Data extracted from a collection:
^^^^^^^^^^^^^^^^

int eigx_get_comm(int* x_color, int* x_key, int* y_color, int* y_key) {
  if (!g_ctx.initialized) return EIGX_ERR_NOT_INITIALIZED;
  const Grid& g = g_ctx.grid;
  if (x_color) *x_color = g.py + 1;
  if (x_key) *x_key = g.px + 1;
  if (y_color) *y_color = g.px + 1;
  if (y_key) *y_key = g.py + 1;
  return EIGX_OK;
}

double eigx_comm_seconds(void) { return g_ctx.timers[4]; }

int eigx_comm_info(char* buf, int len) {
  if (!g_ctx.initialized) return EIGX_ERR_NOT_INITIALIZED;
  return comm_info(g_ctx, buf, len);
}

int eigx_get_errinfo(int64_t* info) {
  if (info) *info = g_ctx.errinfo;
  return EIGX_OK;
}

int eigx_loop_start(int istart, int nnod, int inod) { return (istart + nnod - 1 - inod) / nnod + 1; }
int eigx_loop_end(int iend, int nnod, int inod) { return (iend + nnod - inod) / nnod; }
int eigx_translate_l2g(int ictr, int nnod, int inod) { return (ictr - 1) * nnod + inod; }
int eigx_translate_g2l(int ictr, int nnod, int inod) { (void)inod; return (ictr - 1) / nnod + 1; }
int eigx_owner_node(int ictr, int nnod, int inod) { (void)inod; return (ictr - 1) % nnod + 1; }
int eigx_owner_index(int ictr, int nnod, int inod) {
  return ((ictr - 1) % nnod + 1 == inod) ? (ictr - 1) / nnod + 1 : -1;
}

int eigx_matdims_for_grid(int n, int x_procs, int y_procs, int m_forward, int m_backward, char mode, int* nx, int* ny) {
  if (!nx || !ny || x_procs < 1 || y_procs < 1) return EIGX_ERR_BAD_ARG;
  (void)m_forward;
  if (n <= 0) { *nx = -1; *ny = -1; return EIGX_ERR_BAD_ARG; }
  const int Px = x_procs, Py = y_procs;
  const int mb = m_backward > 0 ? m_backward : 128;
  const int n1 = ceil_div(n, Px);
  const int n2 = ceil_div(n, Py);
  int lnx;
  int64_t lny;
  if (mode == 'M' || mode == 'm') {
    lnx = n1; lny = n2;
  } else if (mode == 'L' || mode == 'l') {
    lnx = ceil_div(n1, 32) * 32; lny = n2;
  } else {
    lnx = ceil_div(n1, 64) * 64 + 32;
    if (lnx < n1 + 64) lnx += 64;
    const int NB = mb > 64 ? mb : 64;
    int64_t nmz = (int64_t)ceil_div(n1, NB) * NB + 1;
    const int64_t nmz2 = (int64_t)ceil_div(ceil_div(n, NB), Px) * NB;
    if (nmz2 > nmz) nmz = nmz2;
    int64_t nmw = (int64_t)ceil_div(n2, NB) * NB + 1;
    const int64_t nmw2 = (int64_t)ceil_div(ceil_div(n, NB), Py) * NB;
    if (nmw2 > nmw) nmw = nmw2;
    nmz += NB; nmw += NB;
    const int64_t big = nmz > lnx ? nmz : lnx;
    lny = ceil_div64(big * nmw, lnx);
    if (lny < n2) lny = n2;
    lnx = hbm_ld(lnx);
  }
  {
    const int P = Px * Py;
    const int nf = ceil_div(n, P);
    const int64_t nx0 = (int64_t)nf * (P / Px), ny0 = (int64_t)nf * (P / Py);
    if (nx0 > lnx) lnx = (int)nx0;
    if (ny0 > lny) lny = ny0;
  }
  const int pmin = Px < Py ? Px : Py;
  const int64_t side = ceil_div64(ceil_div(n, pmin), 64) * 64;
  if ((side * side >= ((int64_t)1 << 31) || lny >= ((int64_t)1 << 31)) && !(getenv("EIGX_ALLOW_64BIT"))) {
    *nx = -1; *ny = -1;
    return EIGX_ERR_TOO_LARGE;
  }
  *nx = lnx;
  *ny = (int)lny;
  return EIGX_OK;
}

int eigx_get_matdims(int n, int* nx, int* ny, int m_forward, int m_backward, char mode) {
  if (!g_ctx.initialized) return EIGX_ERR_NOT_INITIALIZED;
  return eigx_matdims_for_grid(n, g_ctx.grid.Px, g_ctx.grid.Py, m_forward, m_backward, mode, nx, ny);
}

int64_t eigx_memory_internal(int n, int lda, int ldz, int m_forward, int m_backward) {
  if (!g_ctx.initialized) return -1;
  return solver_workspace_bytes(g_ctx, n, lda, ldz, m_forward, m_backward);
}

int64_t eigx_held_bytes(void) {
  if (!g_ctx.initialized) return -1;
  int64_t t = 0;
  for (const auto& kv : g_ctx.pool.bufs) t += (int64_t)kv.second.bytes;
  return t + comm_held_bytes(g_ctx);
}

int64_t eigx_held_bytes_named(const char* prefix) {
  if (!g_ctx.initialized || !prefix) return -1;
  const std::string pre(prefix);
  int64_t t = 0;
  for (const auto& kv : g_ctx.pool.bufs)
    if (kv.first.compare(0, pre.size(), pre) == 0) t += (int64_t)kv.second.bytes;
  return t;
}

int eigx_get_timers(double* out16) {
  if (!out16) return EIGX_ERR_BAD_ARG;
  for (int i = 0; i < 16; ++i) out16[i] = g_ctx.timers[i];
  return EIGX_OK;
}

int eigx_profile(int stride) {
  if (!g_ctx.initialized) return EIGX_ERR_NOT_INITIALIZED;
  g_ctx.prof_stride = stride > 0 ? stride : 0;
  g_ctx.prof_used = 0;
  g_ctx.prof_kind.clear();
  g_ctx.prof_units.clear();
  return EIGX_OK;
}

int eigx_profile_read(double* out6) {
  if (!g_ctx.initialized) return EIGX_ERR_NOT_INITIALIZED;
  if (!out6) return EIGX_ERR_BAD_ARG;
  EIGX_HIP_CHECK(hipSetDevice(g_ctx.device));
  EIGX_HIP_CHECK(hipStreamSynchronize(g_ctx.stream));
  for (int q = 0; q < 6; ++q) out6[q] = 0.0;
  for (size_t q = 0; q < g_ctx.prof_kind.size(); ++q) {
    float ms = 0.f;
    EIGX_HIP_CHECK(hipEventElapsedTime(&ms, g_ctx.prof_ev[2 * q], g_ctx.prof_ev[2 * q + 1]));
    if (g_ctx.prof_kind[q] > 1) continue;
    const int k = g_ctx.prof_kind[q] ? 3 : 0;
    out6[k + 0] += 1.0;
    out6[k + 1] += g_ctx.prof_units[q];
    out6[k + 2] += 1e-3 * ms;
  }
  return EIGX_OK;
}

int eigx_profile_read_kinds(double* out, int nkinds) {
  if (!g_ctx.initialized) return EIGX_ERR_NOT_INITIALIZED;
  if (!out || nkinds < 1) return EIGX_ERR_BAD_ARG;
  EIGX_HIP_CHECK(hipSetDevice(g_ctx.device));
  EIGX_HIP_CHECK(hipStreamSynchronize(g_ctx.stream));
  for (int q = 0; q < 3 * nkinds; ++q) out[q] = 0.0;
  for (size_t q = 0; q < g_ctx.prof_kind.size(); ++q) {
    const int k = g_ctx.prof_kind[q];
    if (k < 0 || k >= nkinds) continue;
    float ms = 0.f;
    EIGX_HIP_CHECK(hipEventElapsedTime(&ms, g_ctx.prof_ev[2 * q], g_ctx.prof_ev[2 * q + 1]));
    out[3 * k + 0] += 1.0;
    out[3 * k + 1] += g_ctx.prof_units[q];
    out[3 * k + 2] += 1e-3 * ms;
  }
  return EIGX_OK;
}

^^^^^^^^^^^^^^^^

- Your objective
With nothing added or dropped, write out every entry.

- The completed task
int eigx_get_comm(int* x_color, int* x_key, int* y_color, int* y_key) {
  if (!g_ctx.initialized) return EIGX_ERR_NOT_INITIALIZED;
  const Grid& g = g_ctx.grid;
  if (x_color) *x_color = g.py + 1;
  if (x_key) *x_key = g.px + 1;
  if (y_color) *y_color = g.px + 1;
  if (y_key) *y_key = g.py + 1;
  return EIGX_OK;
}

double eigx_comm_seconds(void) { return g_ctx.timers[4]; }

int eigx_comm_info(char* buf, int len) {
  if (!g_ctx.initialized) return EIGX_ERR_NOT_INITIALIZED;
  return comm_info(g_ctx, buf, len);
}

int eigx_get_errinfo(int64_t* info) {
  if (info) *info = g_ctx.errinfo;
  return EIGX_OK;
}

int eigx_loop_start(int istart, int nnod, int inod) { return (istart + nnod - 1 - inod) / nnod + 1; }
int eigx_loop_end(int iend, int nnod, int inod) { return (iend + nnod - inod) / nnod; }
int eigx_translate_l2g(int ictr, int nnod, int inod) { return (ictr - 1) * nnod + inod; }
int eigx_translate_g2l(int ictr, int nnod, int inod) { (void)inod; return (ictr - 1) / nnod + 1; }
int eigx_owner_node(int ictr, int nnod, int inod) { (void)inod; return (ictr - 1) % nnod + 1; }
int eigx_owner_index(int ictr, int nnod, int inod) {
  return ((ictr - 1) % nnod + 1 == inod) ? (ictr - 1) / nnod + 1 : -1;
}

int eigx_matdims_for_grid(int n, int x_procs, int y_procs, int m_forward, int m_backward, char mode, int* nx, int* ny) {
  if (!nx || !ny || x_procs < 1 || y_procs < 1) return EIGX_ERR_BAD_ARG;
  (void)m_forward;
  if (n <= 0) { *nx = -1; *ny = -1; return EIGX_ERR_BAD_ARG; }
  const int Px = x_procs, Py = y_procs;
  const int mb = m_backward > 0 ? m_backward : 128;
  const int n1 = ceil_div(n, Px);
  const int n2 = ceil_div(n, Py);
  int lnx;
  int64_t lny;
  if (mode == 'M' || mode == 'm') {
    lnx = n1; lny = n2;
  } else if (mode == 'L' || mode == 'l') {
    lnx = ceil_div(n1, 32) * 32; lny = n2;
  } else {
    lnx = ceil_div(n1, 64) * 64 + 32;
    if (lnx < n1 + 64) lnx += 64;
    const int NB = mb > 64 ? mb : 64;
    int64_t nmz = (int64_t)ceil_div(n1, NB) * NB + 1;
    const int64_t nmz2 = (int64_t)ceil_div(ceil_div(n, NB), Px) * NB;
    if (nmz2 > nmz) nmz = nmz2;
    int64_t nmw = (int64_t)ceil_div(n2, NB) * NB + 1;
    const int64_t nmw2 = (int64_t)ceil_div(ceil_div(n, NB), Py) * NB;
    if (nmw2 > nmw) nmw = nmw2;
    nmz += NB; nmw += NB;
    const int64_t big = nmz > lnx ? nmz : lnx;
    lny = ceil_div64(big * nmw, lnx);
    if (lny < n2) lny = n2;
    lnx = hbm_ld(lnx);
  }
  {
    const int P = Px * Py;
    const int nf = ceil_div(n, P);
    const int64_t nx0 = (int64_t)nf * (P / Px), ny0 = (int64_t)nf * (P / Py);
    if (nx0 > lnx) lnx = (int)nx0;
    if (ny0 > lny) lny = ny0;
  }
  const int pmin = Px < Py ? Px : Py;
  const int64_t side = ceil_div64(ceil_div(n, pmin), 64) * 64;
  if ((side * side >= ((int64_t)1 << 31) || lny >= ((int64_t)1 << 31)) && !(getenv("EIGX_ALLOW_64BIT"))) {
    *nx = -1; *ny = -1;
    return EIGX_ERR_TOO_LARGE;
  }
  *nx = lnx;
  *ny = (int)lny;
  return EIGX_OK;
}

int eigx_get_matdims(int n, int* nx, int* ny, int m_forward, int m_backward, char mode) {
  if (!g_ctx.initialized) return EIGX_ERR_NOT_INITIALIZED;
  return eigx_matdims_for_grid(n, g_ctx.grid.Px, g_ctx.grid.Py, m_forward, m_backward, mode, nx, ny);
}

int64_t eigx_memory_internal(int n, int lda, int ldz, int m_forward, int m_backward) {
  if (!g_ctx.initialized) return -1;
  return solver_workspace_bytes(g_ctx, n, lda, ldz, m_forward, m_backward);
}

int64_t eigx_held_bytes(void) {
  if (!g_ctx.initialized) return -1;
  int64_t t = 0;
  for (const auto& kv : g_ctx.pool.bufs) t += (int64_t)kv.second.bytes;
  return t + comm_held_bytes(g_ctx);
}

int64_t eigx_held_bytes_named(const char* prefix) {
  if (!g_ctx.initialized || !prefix) return -1;
  const std::string pre(prefix);
  int64_t t = 0;
  for (const auto& kv : g_ctx.pool.bufs)
    if (kv.first.compare(0, pre.size(), pre) == 0) t += (int64_t)kv.second.bytes;
  return t;
}

int eigx_get_timers(double* out16) {
  if (!out16) return EIGX_ERR_BAD_ARG;
  for (int i = 0; i < 16; ++i) out16[i] = g_ctx.timers[i];
  return EIGX_OK;
}

int eigx_profile(int stride) {
  if (!g_ctx.initialized) return EIGX_ERR_NOT_INITIALIZED;
  g_ctx.prof_stride = stride > 0 ? stride : 0;
  g_ctx.prof_used = 0;
  g_ctx.prof_kind.clear();
  g_ctx.prof_units.clear();
  return EIGX_OK;
}

int eigx_profile_read(double* out6) {
  if (!g_ctx.initialized) return EIGX_ERR_NOT_INITIALIZED;
  if (!out6) return EIGX_ERR_BAD_ARG;
  EIGX_HIP_CHECK(hipSetDevice(g_ctx.device));
  EIGX_HIP_CHECK(hipStreamSynchronize(g_ctx.stream));
  for (int q = 0; q < 6; ++q) out6[q] = 0.0;
  for (size_t q = 0; q < g_ctx.prof_kind.size(); ++q) {
    float ms = 0.f;
    EIGX_HIP_CHECK(hipEventElapsedTime(&ms, g_ctx.prof_ev[2 * q], g_ctx.prof_ev[2 * q + 1]));
    if (g_ctx.prof_kind[q] > 1) continue;
    const int k = g_ctx.prof_kind[q] ? 3 : 0;
    out6[k + 0] += 1.0;
    out6[k + 1] += g_ctx.prof_units[q];
    out6[k + 2] += 1e-3 * ms;
  }
  return EIGX_OK;
}

int eigx_profile_read_kinds(double* out, int nkinds) {
  if (!g_ctx.initialized) return EIGX_ERR_NOT_INITIALIZED;
  if (!out || nkinds < 1) return EIGX_ERR_BAD_ARG;
  EIGX_HIP_CHECK(hipSetDevice(g_ctx.device));
  EIGX_HIP_CHECK(hipStreamSynchronize(g_ctx.stream));
  for (int q = 0; q < 3 * nkinds; ++q) out[q] = 0.0;
  for (size_t q = 0; q < g_ctx.prof_kind.size(); ++q) {
    const int k = g_ctx.prof_kind[q];
    if (k < 0 || k >= nkinds) continue;
    float ms = 0.f;
    EIGX_HIP_CHECK(hipEventElapsedTime(&ms, g_ctx.prof_ev[2 * q], g_ctx.prof_ev[2 * q + 1]));
    out[3 * k + 0] += 1.0;
    out[3 * k + 1] += g_ctx.prof_units[q];
    out[3 * k + 2] += 1e-3 * ms;
  }
  return EIGX_OK;
}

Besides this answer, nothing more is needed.